### WORK TO BE COMPLETED
Go through the entries below and count the lines where the word "KernelProfile" appears; give only the count.

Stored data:
Content starts

class Stats(C.Structure):
    _fields_ = [(n, C.c_int64) for n in ("graphs_computed", "graph_replays", "kernels_in_last_plan",
                                         "fused_nodes_in_last_plan", "nodes_in_last_plan", "uploads_batched", "chained_matvecs_in_last_plan",
                                         "attention_folds_planned", "chain_step_programs_in_last_plan", "vq_levels_chained_in_last_plan",
                                         "attn_block_launches_in_last_plan", "attn_block_jobs_in_last_plan", "generic_attention_nodes_in_last_plan",
                                         "ring_copy_launches_in_last_plan", "ring_copy_jobs_in_last_plan")]


class KernelProfile(C.Structure):
    _fields_ = [("seconds", C.c_double), ("launches", C.c_int64), ("bytes", C.c_int64),
                ("variant_seconds", C.c_double * 3), ("variant_launches", C.c_int64 * 3), ("variant_bytes", C.c_int64 * 3),
                ("chain_seconds", C.c_double), ("chain_launches", C.c_int64), ("chain_bytes", C.c_int64), ("chain_phases", C.c_int64)]


class GGUFInitParams(C.Structure):
    _fields_ = [("no_alloc", C.c_bool), ("ctx", C.POINTER(C.c_void_p))]


P, I, L, Z, F, B, S = C.c_void_p, C.c_int, C.c_int64, C.c_size_t, C.c_float, C.c_bool, C.c_char_p

SIGNATURES = {
    "ggml_time_ms": (L, []), "ggml_time_us": (L, []), "ggml_time_init": (None, []),
    "ggml_type_name": (S, [I]), "ggml_op_name": (S, [I]), "ggml_op_desc": (S, [TP]), "ggml_status_to_string": (S, [I]),
    "ggml_blck_size": (L, [I]), "ggml_type_size": (Z, [I]), "ggml_row_size": (Z, [I, L]), "ggml_is_quantized": (B, [I]),
    "ggml_nelements": (L, [TP]), "ggml_nrows": (L, [TP]), "ggml_nbytes": (Z, [TP]), "ggml_element_size": (Z, [TP]),
    "ggml_n_dims": (I, [TP]), "ggml_is_contiguous": (B, [TP]), "ggml_is_transposed": (B, [TP]), "ggml_is_permuted": (B, [TP]),
    "ggml_are_same_shape": (B, [TP, TP]),
    "ggml_fp16_to_fp32": (F, [C.c_uint16]), "ggml_fp32_to_fp16": (C.c_uint16, [F]),
    "ggml_bf16_to_fp32": (F, [C.c_uint16]), "ggml_fp32_to_bf16": (C.c_uint16, [F]),
    "ggml_init": (P, [InitParams]), "ggml_reset": (None, [P]), "ggml_free": (None, [P]), "ggml_used_mem": (Z, [P]),
    "ggml_get_no_alloc": (B, [P]), "ggml_set_no_alloc": (None, [P, B]),
    "ggml_tensor_overhead": (Z, []), "ggml_graph_overhead": (Z, []), "ggml_graph_overhead_custom": (Z, [Z, B]),
    "ggml_new_tensor": (TP, [P, I, I, C.POINTER(L)]), "ggml_new_tensor_1d": (TP, [P, I, L]), "ggml_new_tensor_2d": (TP, [P, I, L, L]),
    "ggml_new_tensor_3d": (TP, [P, I, L, L, L]), "ggml_new_tensor_4d": (TP, [P, I, L, L, L, L]),
    "ggml_dup_tensor": (TP, [P, TP]), "ggml_view_tensor": (TP, [P, TP]),
    "ggml_get_first_tensor": (TP, [P]), "ggml_get_next_tensor": (TP, [P, TP]), "ggml_get_tensor": (TP, [P, S]),
    "ggml_get_name": (S, [TP]), "ggml_set_name": (TP, [TP, S]), "ggml_format_name": (TP, [TP, S]),
    "ggml_set_input": (None, [TP]), "ggml_set_output": (None, [TP]), "ggml_get_unary_op": (I, [TP]),
    "ggml_dup": (TP, [P, TP]), "ggml_add": (TP, [P, TP, TP]), "ggml_add_inplace": (TP, [P, TP, TP]), "ggml_sub": (TP, [P, TP, TP]),
    "ggml_sub_inplace": (TP, [P, TP, TP]), "ggml_mul_inplace": (TP, [P, TP, TP]), "ggml_div_inplace": (TP, [P, TP, TP]),
    "ggml_mul": (TP, [P, TP, TP]), "ggml_div": (TP, [P, TP, TP]), "ggml_neg": (TP, [P, TP]),
    "ggml_scale": (TP, [P, TP, F]), "ggml_scale_inplace": (TP, [P, TP, F]), "ggml_clamp": (TP, [P, TP, F, F]),
    "ggml_sum": (TP, [P, TP]), "ggml_sum_rows": (TP, [P, TP]), "ggml_argmax": (TP, [P, TP]),
    "ggml_argsort": (TP, [P, TP, I]), "ggml_argsort_top_k": (TP, [P, TP, I]), "ggml_top_k": (TP, [P, TP, I]),
    "ggml_arange": (TP, [P, F, F, F]), "ggml_repeat": (TP, [P, TP, TP]), "ggml_repeat_4d": (TP, [P, TP, L, L, L, L]),
    "ggml_concat": (TP, [P, TP, TP, I]), "ggml_pad": (TP, [P, TP, I, I, I, I]),
    "ggml_silu": (TP, [P, TP]), "ggml_gelu": (TP, [P, TP]), "ggml_elu": (TP, [P, TP]),
    "ggml_norm": (TP, [P, TP, F]), "ggml_rms_norm": (TP, [P, TP, F]), "ggml_mul_mat": (TP, [P, TP, TP]),
    "ggml_soft_max": (TP, [P, TP]), "ggml_soft_max_ext": (TP, [P, TP, TP, F, F]),
    "ggml_cast": (TP, [P, TP, I]), "ggml_cpy": (TP, [P, TP, TP]), "ggml_cont": (TP, [P, TP]),
    "ggml_reshape_1d": (TP, [P, TP, L]), "ggml_reshape_2d": (TP, [P, TP, L, L]), "ggml_reshape_3d": (TP, [P, TP, L, L, L]),
    "ggml_reshape_4d": (TP, [P, TP, L, L, L, L]),
    "ggml_view_1d": (TP, [P, TP, L, Z]), "ggml_view_2d": (TP, [P, TP, L, L, Z, Z]), "ggml_view_3d": (TP, [P, TP, L, L, L, Z, Z, Z]),
    "ggml_view_4d": (TP, [P, TP, L, L, L, L, Z, Z, Z, Z]),
    "ggml_permute": (TP, [P, TP, I, I, I, I]), "ggml_transpose": (TP, [P, TP]),
    "ggml_get_rows": (TP, [P, TP, TP]), "ggml_set_rows": (TP, [P, TP, TP, TP]),
    "ggml_im2col": (TP, [P, TP, TP, I, I, I, I, I, I, B, I]), "ggml_conv_1d": (TP, [P, TP, TP, I, I, I]),
    "ggml_conv_transpose_1d": (TP, [P, TP, TP, I, I, I]), "ggml_timestep_embedding": (TP, [P, TP, I, I]),
    "ggml_new_graph": (P, [P]), "ggml_new_graph_custom": (P, [P, Z, B]), "ggml_build_forward_expand": (None, [P, TP]),
    "ggml_graph_clear": (None, [P]), "ggml_graph_size": (I, [P]), "ggml_graph_n_nodes": (I, [P]), "ggml_graph_node": (TP, [P, I]),
    "ggml_graph_nodes": (C.POINTER(TP), [P]), "ggml_graph_n_leafs": (I, [P]), "ggml_graph_leaf": (TP, [P, I]), "ggml_graph_print": (None, [P]),
    "ggml_quantize_row": (None, [I, P, P, L]), "ggml_dequantize_row": (None, [I, P, P, L]),
    "ggml_backend_load_all": (None, []), "ggml_backend_reg_count": (Z, []), "ggml_backend_reg_get": (P, [Z]),
    "ggml_backend_reg_name": (S, [P]), "ggml_backend_reg_get_proc_address": (P, [P, S]),
    "ggml_backend_dev_count": (Z, []), "ggml_backend_dev_get": (P, [Z]), "ggml_backend_dev_by_name": (P, [S]),
    "ggml_backend_dev_by_type": (P, [I]), "ggml_backend_dev_name": (S, [P]), "ggml_backend_dev_description": (S, [P]),
    "ggml_backend_dev_type": (I, [P]), "ggml_backend_dev_memory": (None, [P, C.POINTER(Z), C.POINTER(Z)]),
    "ggml_backend_dev_get_props": (None, [P, C.POINTER(DevProps)]), "ggml_backend_dev_backend_reg": (P, [P]),
    "ggml_backend_dev_init": (P, [P, S]),
    "ggml_backend_init_by_name": (P, [S, S]), "ggml_backend_init_by_type": (P, [I, S]), "ggml_backend_init_best": (P, []),
    "ggml_backend_name": (S, [P]), "ggml_backend_free": (None, [P]), "ggml_backend_get_device": (P, [P]),
    "ggml_backend_synchronize": (None, [P]),
    "ggml_backend_alloc_ctx_tensors": (P, [P, P]), "ggml_backend_buffer_free": (None, [P]), "ggml_backend_buffer_get_size": (Z, [P]),
    "ggml_backend_buffer_get_base": (P, [P]), "ggml_backend_buffer_name": (S, [P]), "ggml_backend_buffer_clear": (None, [P, C.c_uint8]),
    "ggml_backend_buffer_is_host": (B, [P]),
    "ggml_backend_tensor_set": (None, [TP, P, Z, Z]), "ggml_backend_tensor_get": (None, [TP, P, Z, Z]),
    "ggml_backend_tensor_memset": (None, [TP, C.c_uint8, Z, Z]), "ggml_backend_tensor_copy": (None, [TP, TP]),
    "ggml_backend_graph_compute": (I, [P, P]), "ggml_backend_supports_op": (B, [P, TP]),
    "ggml_backend_mi355x_get_stats": (None, [P, C.POINTER(Stats)]), "ggml_backend_mi355x_set_flags": (None, [P, I]), "ggml_backend_mi355x_set_capture": (None, [P, I]),
    "ggml_backend_mi355x_get_stream": (P, [P]),
    "ggml_backend_mi355x_make_current": (None, [P]),
    "ggml_backend_mi355x_init_stream": (P, [P]),
    "ggml_backend_tensor_get_async": (None, [P, TP, P, Z, Z]),
    "ggml_backend_event_new": (P, [P]), "ggml_backend_event_free": (None, [P]), "ggml_backend_event_record": (None, [P, P]),
    "ggml_backend_event_synchronize": (None, [P]),
    "ggml_backend_event_wait": (None, [P, P]),
    "ggml_backend_mi355x_get_kernel_profile": (None, [P, C.POINTER(KernelProfile)]),
    "ggml_backend_cpu_init": (P, []), "ggml_backend_is_cpu": (B, [P]), "ggml_backend_cpu_set_n_threads": (None, [P, I]),
    "ggml_graph_compute_with_ctx": (I, [P, P, I]),
    "ggml_backend_cpu_reg": (P, []), "ggml_backend_cpu_set_graph_compute": (None, [P]),
    "gguf_init_empty": (P, []), "gguf_init_from_file": (P, [S, GGUFInitParams]), "gguf_free": (None, [P]),
    "gguf_get_version": (C.c_uint32, [P]), "gguf_get_alignment": (Z, [P]), "gguf_get_data_offset": (Z, [P]),
    "gguf_get_n_kv": (L, [P]), "gguf_find_key": (L, [P, S]), "gguf_get_key": (S, [P, L]), "gguf_get_val_str": (S, [P, L]),
    "gguf_get_val_u32": (C.c_uint32, [P, L]), "gguf_set_val_u32": (None, [P, S, C.c_uint32]), "gguf_set_val_str": (None, [P, S, S]),
    "gguf_get_n_tensors": (L, [P]), "gguf_find_tensor": (L, [P, S]), "gguf_get_tensor_name": (S, [P, L]),
    "gguf_get_tensor_type": (I, [P, L]), "gguf_get_tensor_offset": (Z, [P, L]), "gguf_get_tensor_size": (Z, [P, L]),
    "gguf_add_tensor": (None, [P, TP]), "gguf_write_to_file": (B, [P, S, B]),
}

Content ends

### RESPONSE TO THE EXERCISE
2